Excerpted records:
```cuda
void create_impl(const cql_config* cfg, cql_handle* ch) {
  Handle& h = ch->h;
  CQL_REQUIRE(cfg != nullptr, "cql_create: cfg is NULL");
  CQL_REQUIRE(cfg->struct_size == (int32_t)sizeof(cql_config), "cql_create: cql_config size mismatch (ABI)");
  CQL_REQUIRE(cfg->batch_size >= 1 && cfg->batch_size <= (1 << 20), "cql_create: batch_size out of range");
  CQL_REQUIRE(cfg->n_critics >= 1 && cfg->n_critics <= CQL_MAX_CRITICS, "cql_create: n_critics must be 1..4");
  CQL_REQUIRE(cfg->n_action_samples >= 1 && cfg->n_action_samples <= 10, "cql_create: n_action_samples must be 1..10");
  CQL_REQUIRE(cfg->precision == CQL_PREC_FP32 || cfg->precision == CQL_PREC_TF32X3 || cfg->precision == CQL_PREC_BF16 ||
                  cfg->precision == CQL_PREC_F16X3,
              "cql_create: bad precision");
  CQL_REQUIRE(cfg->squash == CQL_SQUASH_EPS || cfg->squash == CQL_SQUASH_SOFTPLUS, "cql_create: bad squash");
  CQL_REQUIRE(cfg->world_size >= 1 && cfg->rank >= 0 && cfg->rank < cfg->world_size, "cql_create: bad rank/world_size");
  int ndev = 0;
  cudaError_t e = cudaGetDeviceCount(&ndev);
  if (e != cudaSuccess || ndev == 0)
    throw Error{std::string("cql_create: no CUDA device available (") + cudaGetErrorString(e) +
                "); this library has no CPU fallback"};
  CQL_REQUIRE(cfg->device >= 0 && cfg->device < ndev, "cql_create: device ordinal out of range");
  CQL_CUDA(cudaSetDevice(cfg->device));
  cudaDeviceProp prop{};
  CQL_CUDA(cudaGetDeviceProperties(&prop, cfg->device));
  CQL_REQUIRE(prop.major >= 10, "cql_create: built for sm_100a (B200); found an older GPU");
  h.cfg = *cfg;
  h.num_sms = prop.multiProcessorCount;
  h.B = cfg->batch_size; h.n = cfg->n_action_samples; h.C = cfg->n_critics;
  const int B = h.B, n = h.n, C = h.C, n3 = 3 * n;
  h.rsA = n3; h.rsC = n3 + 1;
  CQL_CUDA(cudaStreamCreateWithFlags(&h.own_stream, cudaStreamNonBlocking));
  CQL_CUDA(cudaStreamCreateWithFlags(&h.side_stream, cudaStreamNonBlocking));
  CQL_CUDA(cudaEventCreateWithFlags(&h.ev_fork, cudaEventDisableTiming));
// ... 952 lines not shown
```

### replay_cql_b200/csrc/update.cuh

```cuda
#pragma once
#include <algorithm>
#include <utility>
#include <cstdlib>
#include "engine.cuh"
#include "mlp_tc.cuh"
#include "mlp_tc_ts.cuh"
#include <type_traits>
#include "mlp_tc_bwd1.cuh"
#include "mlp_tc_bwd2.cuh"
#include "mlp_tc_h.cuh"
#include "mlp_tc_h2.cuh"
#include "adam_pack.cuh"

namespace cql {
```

---

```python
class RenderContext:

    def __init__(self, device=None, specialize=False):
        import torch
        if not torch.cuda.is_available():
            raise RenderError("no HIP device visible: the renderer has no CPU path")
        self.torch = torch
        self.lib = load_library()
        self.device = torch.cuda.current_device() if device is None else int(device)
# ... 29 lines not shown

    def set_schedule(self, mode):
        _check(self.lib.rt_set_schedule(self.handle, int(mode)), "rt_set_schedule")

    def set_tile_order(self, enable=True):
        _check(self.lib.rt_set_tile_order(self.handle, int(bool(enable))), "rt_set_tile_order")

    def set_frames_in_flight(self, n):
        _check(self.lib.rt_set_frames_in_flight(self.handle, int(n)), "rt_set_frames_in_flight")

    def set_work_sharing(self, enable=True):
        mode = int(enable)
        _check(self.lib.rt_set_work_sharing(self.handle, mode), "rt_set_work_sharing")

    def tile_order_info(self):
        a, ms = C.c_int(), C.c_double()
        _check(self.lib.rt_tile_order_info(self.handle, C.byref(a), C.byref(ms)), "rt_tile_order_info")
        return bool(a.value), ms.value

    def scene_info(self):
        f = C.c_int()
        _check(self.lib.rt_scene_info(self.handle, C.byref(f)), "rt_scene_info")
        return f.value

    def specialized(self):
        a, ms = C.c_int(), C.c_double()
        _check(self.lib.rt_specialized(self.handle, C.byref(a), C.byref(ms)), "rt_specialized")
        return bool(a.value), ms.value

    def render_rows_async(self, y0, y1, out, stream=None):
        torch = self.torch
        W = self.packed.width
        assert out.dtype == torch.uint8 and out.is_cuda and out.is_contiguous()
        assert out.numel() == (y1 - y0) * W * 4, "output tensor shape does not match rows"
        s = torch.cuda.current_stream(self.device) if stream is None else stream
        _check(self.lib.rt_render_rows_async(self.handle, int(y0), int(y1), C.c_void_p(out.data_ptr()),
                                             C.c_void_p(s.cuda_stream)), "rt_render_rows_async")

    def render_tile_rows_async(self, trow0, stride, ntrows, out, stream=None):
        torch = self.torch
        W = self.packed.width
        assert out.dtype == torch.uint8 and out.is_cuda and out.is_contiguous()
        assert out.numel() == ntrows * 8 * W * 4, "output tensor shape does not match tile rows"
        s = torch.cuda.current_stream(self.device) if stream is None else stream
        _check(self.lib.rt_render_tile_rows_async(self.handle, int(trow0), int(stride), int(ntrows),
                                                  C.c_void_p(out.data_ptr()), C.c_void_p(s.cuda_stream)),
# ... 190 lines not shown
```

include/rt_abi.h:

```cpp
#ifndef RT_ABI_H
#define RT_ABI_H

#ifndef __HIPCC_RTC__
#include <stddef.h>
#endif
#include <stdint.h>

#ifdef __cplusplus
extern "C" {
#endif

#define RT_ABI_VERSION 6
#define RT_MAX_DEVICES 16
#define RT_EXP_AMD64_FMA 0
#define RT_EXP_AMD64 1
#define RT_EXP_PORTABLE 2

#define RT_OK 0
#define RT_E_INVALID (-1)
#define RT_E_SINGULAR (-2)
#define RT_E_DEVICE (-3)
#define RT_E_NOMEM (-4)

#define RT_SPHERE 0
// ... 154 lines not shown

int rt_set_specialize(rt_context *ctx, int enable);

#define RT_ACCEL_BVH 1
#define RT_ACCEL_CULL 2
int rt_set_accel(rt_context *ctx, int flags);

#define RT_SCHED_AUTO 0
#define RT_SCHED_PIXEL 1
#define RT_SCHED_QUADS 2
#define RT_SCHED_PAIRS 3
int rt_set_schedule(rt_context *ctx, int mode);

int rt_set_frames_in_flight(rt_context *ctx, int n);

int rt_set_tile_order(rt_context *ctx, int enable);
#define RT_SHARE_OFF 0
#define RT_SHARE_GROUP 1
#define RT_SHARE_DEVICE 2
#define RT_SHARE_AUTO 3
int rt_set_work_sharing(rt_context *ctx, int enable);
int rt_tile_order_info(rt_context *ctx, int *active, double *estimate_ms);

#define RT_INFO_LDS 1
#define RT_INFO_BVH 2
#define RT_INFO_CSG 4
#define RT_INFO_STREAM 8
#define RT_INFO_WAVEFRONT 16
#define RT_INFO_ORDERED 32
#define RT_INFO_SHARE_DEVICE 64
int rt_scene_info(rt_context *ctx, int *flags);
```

What is needed: Every line that holds the word "cudaStreamCreateWithFlags" should be copied from the records.

Result:
  CQL_CUDA(cudaStreamCreateWithFlags(&h.own_stream, cudaStreamNonBlocking));
  CQL_CUDA(cudaStreamCreateWithFlags(&h.side_stream, cudaStreamNonBlocking));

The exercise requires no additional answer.